» **What you are asked to do**: Show every line from the data below that includes "csrc".

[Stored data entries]
Content starts

int set_err(int code, const char* fmt, ...) {
// ... 486 lines not shown
        return nullptr;
    }
    hipDeviceProp_t prop;
    if (hipGetDeviceProperties(&prop, device) != hipSuccess || strncmp(prop.gcnArchName, "gfx950", 6) != 0) {
        set_err(FB_ERR_NODEV, "device %d is not gfx950 (%s)", device, prop.gcnArchName);
        return nullptr;
    }
    DeviceGuard g(device);
    fb_ctx* c = new (std::nothrow) fb_ctx();
    if (!c) { set_err(FB_ERR_NOMEM, "fb_ctx"); return nullptr; }
    c->device = device;
    {
        int sb = 0;
        if (occupancy_parse_seg(&sb) != hipSuccess || sb < 1) sb = 1;
        c->seg_grid = std::min<uint32_t>((uint32_t)(sb * prop.multiProcessorCount), 1023u);
#ifndef FB_ASYNC_BPC
#define FB_ASYNC_BPC 1
#endif
        c->seg_grid_async = std::min<uint32_t>((uint32_t)(FB_ASYNC_BPC * prop.multiProcessorCount), c->seg_grid);
        int db = 0;
        if (occupancy_parse_dense(&db) != hipSuccess || db < 1) db = 1;
        c->dense_grid = std::min<uint32_t>((uint32_t)(db * prop.multiProcessorCount), 1023u);
    }
    c->h_cfg.reset(new (std::nothrow) DevConfig());
    bool ok = c->h_cfg != nullptr;
    if (ok) {
        memset(c->h_cfg.get(), 0, sizeof(DevConfig));
        memcpy(c->h_cfg->service_bitmap, cfg->service_bitmap ? cfg->service_bitmap : kDefaultServiceBitmap,
               FB_SERVICE_BITMAP_BYTES);
        c->h_cfg->filter = cfg->filter;
        set_lan(c->h_cfg.get(), cfg->lan_v6, cfg->n_lan_v6);
        c->h_cfg->n_own = cfg->n_own_ips;
        for (uint32_t i = 0; i < cfg->n_own_ips; ++i) c->h_cfg->own[i] = cfg->own_ips[i];
    }
    ok = ok && c->d_cfg.alloc(1) == hipSuccess;
    ok = ok && c->d_error.alloc(4) == hipSuccess && hipMemset(c->d_error, 0, 16) == hipSuccess;
    ok = ok && c->d_tick.alloc(kTickWords) == hipSuccess && hipMemset(c->d_tick, 0, kTickWords * 8ull) == hipSuccess;
    ok = ok && c->d_n.alloc(2) == hipSuccess;
    if (ok && cfg->flow_capacity > kFlowMaxCapacity) {
        set_err(FB_ERR_INVAL, "flow_capacity %llu > %llu slots", (unsigned long long)cfg->flow_capacity,
                (unsigned long long)kFlowMaxCapacity);
        ok = false;
    }
    if (ok && cfg->flow_capacity) {
        uint64_t cap = kFlowSlots;
        while (cap < cfg->flow_capacity) cap <<= 1;
        ok = table_alloc(c->tb, cap, nullptr) == nullptr &&
             hipMemset(c->tb.slots, 0, cap * sizeof(FlowSlot)) == hipSuccess &&
             c->mbox.alloc(1, hipHostMallocMapped) == hipSuccess;
        if (ok) memset(c->mbox.get(), 0, sizeof(FlowMailbox));
        c->grow = (cfg->flags & FB_CFG_FIXED_TABLE) == 0u;
        c->timed = (cfg->flags & FB_CFG_TIMED) != 0u;
        if (ok && c->timed)
            ok = plane_ensure(c, kPlaneTime, nullptr) == FB_OK;
        ok = ok && ensure_flow_scratch(c, cfg->max_batch_packets, nullptr) == FB_OK;
    }
    ok = ok && upload_cfg(c, nullptr) == FB_OK;
    if (!ok) {
        if (g_err[0] == 0) set_err(FB_ERR_NOMEM, "device allocation failed");
        fb_destroy(c);
        return nullptr;
    }
    return c;
}
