diff --git a/pykaldi2_amd/_lib.py b/pykaldi2_amd/_lib.py
--- a/pykaldi2_amd/_lib.py
+++ b/pykaldi2_amd/_lib.py
@@ -234,6 +234,10 @@
     "pk2_gemm_f32_batched": (C.c_int, [_i32, _i32, _i32, _i32, _i32, _f32, _vp, _i64, _i64, _i64, _vp, _i64, _i64, _i64,
                                        _f32, _vp, _i64, _i64, _i64, _i32, _i32, _vp]),
     "pk2_gemm_f32_tn_colsum": (C.c_int, [_i32, _i32, _i32, _f32, _vp, _i64, _vp, _i64, _f32, _vp, _i64, _vp, _vp]),
+    "pk2_gemm_f32_rows": (C.c_int, [_i32, _i32, _i32, _i32, _f32, _vp, _i64, _vp, _i64, _f32, _vp, _i64, _vp, _vp, _i32, _vp]),
+    "pk2_gemm_f32_tn_colsum_rows": (C.c_int, [_i32, _i32, _i32, _f32, _vp, _i64, _vp, _i64, _f32, _vp, _i64, _vp, _vp, _i32, _vp]),
+    "pk2_rows_zero": (C.c_int, [_vp, _i64, _i32, _vp, _i32, _vp]),
+    "pk2_rows_pack": (C.c_int, [_vp, _i64, _i32, _vp, _i32, _vp, _i64, _vp]),
     "pk2_gemm_set_arith": (C.c_int, [_i32]),
     "pk2_gemm_get_arith": (C.c_int, []),
     "pk2_layernorm_fwd": (C.c_int, [_vp, _vp, _vp, _vp, _i64, _i32, _f32, _vp, _vp, _vp, _vp, _vp]),
diff --git a/pykaldi2_amd/csrc/gemm_bf16x3.h b/pykaldi2_amd/csrc/gemm_bf16x3.h
--- a/pykaldi2_amd/csrc/gemm_bf16x3.h
+++ b/pykaldi2_amd/csrc/gemm_bf16x3.h
@@ -55,24 +55,52 @@
   }
 };
 
-template <bool KC, int TILES>
+template <bool KC, int TILES, int MAP = kMapNone>
 __device__ __forceinline__ void xslab_pointers(const PieceMap<KC, TILES>& pm, const float* __restrict__ base, int64_t ld, int r0,
-                                               int k0, int R, const float* (&ptr)[2], int64_t* step) {
+                                               int k0, int R, const float* (&ptr)[2], int64_t* step, const int* __restrict__ rmap = nullptr) {
+  static_assert(MAP == kMapNone || (MAP == kMapRows && KC) || (MAP == kMapK && !KC), "which operand layout a map applies to");
 #pragma unroll
   for (int h = 0; h < 2; ++h) {
+    if constexpr (MAP == kMapRows) ptr[h] = base + (int64_t)rmap[min(r0 + pm.row[h], R - 1)] * ld + k0 + pm.k[h];
+    else if constexpr (MAP == kMapK) ptr[h] = base + min(r0 + pm.row[h], R - 4);
+    else
     if (KC) ptr[h] = base + (int64_t)min(r0 + pm.row[h], R - 1) * ld + k0 + pm.k[h];
     else    ptr[h] = base + (int64_t)(k0 + pm.k[h]) * ld + min(r0 + pm.row[h], R - 4);
   }
   *step = KC ? (int64_t)GeoX<TILES>::BK : (int64_t)GeoX<TILES>::BK * ld;
 }
 
-template <bool KC, int TILES>
+template <bool KC, int TILES, int MAP = kMapNone>
 __device__ __forceinline__ void xload_general(const PieceMap<KC, TILES>& pm, const float* __restrict__ base, int64_t ld, int r0,
-                                              int k0, int R, int K, bool vec, float4 (&reg)[2]) {
+                                              int k0, int R, int K, bool vec, float4 (&reg)[2], const int* __restrict__ rmap = nullptr) {
+  static_assert(MAP == kMapNone || (MAP == kMapRows && KC) || (MAP == kMapK && !KC), "which operand layout a map applies to");
 #pragma unroll
   for (int h = 0; h < 2; ++h) {
     const int gr = r0 + pm.row[h], gk = k0 + pm.k[h];
     float4 v = make_float4(0.f, 0.f, 0.f, 0.f);
+    if constexpr (MAP == kMapRows) {
+      if (gr < R) {
+        const float* p = base + (int64_t)rmap[gr] * ld + gk;
+        if (vec && gk + 3 < K) v = *reinterpret_cast<const float4*>(p);
+        else {
+          if (gk + 0 < K) v.x = p[0];
+          if (gk + 1 < K) v.y = p[1];
+          if (gk + 2 < K) v.z = p[2];
+          if (gk + 3 < K) v.w = p[3];
+        }
+      }
+    } else if constexpr (MAP == kMapK) {
+      if (gk < K) {
+        const float* p = base + (int64_t)rmap[gk] * ld + gr;
+        if (vec && gr + 3 < R) v = *reinterpret_cast<const float4*>(p);
+        else {
+          if (gr + 0 < R) v.x = p[0];
+          if (gr + 1 < R) v.y = p[1];
+          if (gr + 2 < R) v.z = p[2];
+          if (gr + 3 < R) v.w = p[3];
+        }
+      }
+    } else
     if (KC) {
       if (gr < R) {
         const float* p = base + (int64_t)gr * ld + gk;
@@ -133,13 +161,15 @@
   }
 }
 
-template <bool KCA, bool KCB, int TILES>
+template <bool KCA, bool KCB, int TILES, int MAP = kMapNone>
 __device__ __forceinline__ void tile_mainloop_bf16x3(const float* __restrict__ A, int64_t lda, const float* __restrict__ B, int64_t ldb,
                                                      int m0, int n0, int kbeg, int K, int M, int N, bool vecA, bool vecB,
                                                      u32x4_t (*As)[GeoX<TILES>::template slots<KCA>()],
                                                      u32x4_t (*Bs)[GeoX<TILES>::template slots<KCB>()],
                                                      f32x16 (&acc)[TILES][TILES], float* __restrict__ colsum = nullptr,
-                                                     bool zero_acc = true) {
+                                                     bool zero_acc = true, const int* __restrict__ rmap = nullptr) {
+  static_assert(MAP == kMapNone || (MAP == kMapRows && KCA) || (MAP == kMapK && !KCA && !KCB), "kMapRows: rows of a k-contiguous A; kMapK: both operands row-contiguous");
+  constexpr int MAPB = MAP == kMapK ? kMapK : kMapNone;
   typedef GeoX<TILES> G;
   constexpr int BM = G::BMN, BN = G::BMN, XBK = G::BK, NKG = G::NKG;
   constexpr int SPA = G::template sp<KCA>(), SPB = G::template sp<KCB>();
@@ -173,8 +203,8 @@
                         (n0 + BN <= N || KCB || ((N & 3) == 0 && N >= 4));
   const float* pa[2]; const float* pb[2];
   int64_t stepA = 0, stepB = 0;
-  xslab_pointers<KCA, TILES>(pma, A, lda, m0, kbeg, M, pa, &stepA);
-  xslab_pointers<KCB, TILES>(pmb, B, ldb, n0, kbeg, N, pb, &stepB);
+  xslab_pointers<KCA, TILES, MAP>(pma, A, lda, m0, kbeg, M, pa, &stepA, rmap);
+  xslab_pointers<KCB, TILES, MAPB>(pmb, B, ldb, n0, kbeg, N, pb, &stepB, rmap);
   int sa[TILES], sb[TILES];
 #pragma unroll
   for (int i = 0; i < TILES; ++i) sa[i] = kq * SPA + G::template slot<KCA>(wm + i * 32 + li);
@@ -243,6 +273,23 @@
   };
   if (interior) {
     const int nk_fast = (K - kbeg) / XBK;
+    if constexpr (MAP == kMapK) {
+      int mk[2];
+#pragma unroll
+      for (int h = 0; h < 2; ++h) mk[h] = nk_fast > 0 ? rmap[kbeg + pma.k[h]] : 0;
+      pipeline(nk_fast, [&](int ks, float4 (&xa)[2], float4 (&xb)[2]) {
+        int nm[2];
+        const int kn = kbeg + min(ks + 1, nk_fast - 1) * XBK;
+#pragma unroll
+        for (int h = 0; h < 2; ++h) nm[h] = rmap[kn + pma.k[h]];
+#pragma unroll
+        for (int h = 0; h < 2; ++h) xa[h] = *reinterpret_cast<const float4*>(pa[h] + (int64_t)mk[h] * lda);
+#pragma unroll
+        for (int h = 0; h < 2; ++h) xb[h] = *reinterpret_cast<const float4*>(pb[h] + (int64_t)mk[h] * ldb);
+#pragma unroll
+        for (int h = 0; h < 2; ++h) mk[h] = nm[h];
+      });
+    } else
     pipeline(nk_fast, [&](int ks, float4 (&xa)[2], float4 (&xb)[2]) {
 #ifdef PK2_X3_DBG_NOLOAD
       ks = 0;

Content ends

» **Answer to this exercise**:
diff --git a/pykaldi2_amd/csrc/gemm_bf16x3.h b/pykaldi2_amd/csrc/gemm_bf16x3.h
--- a/pykaldi2_amd/csrc/gemm_bf16x3.h
+++ b/pykaldi2_amd/csrc/gemm_bf16x3.h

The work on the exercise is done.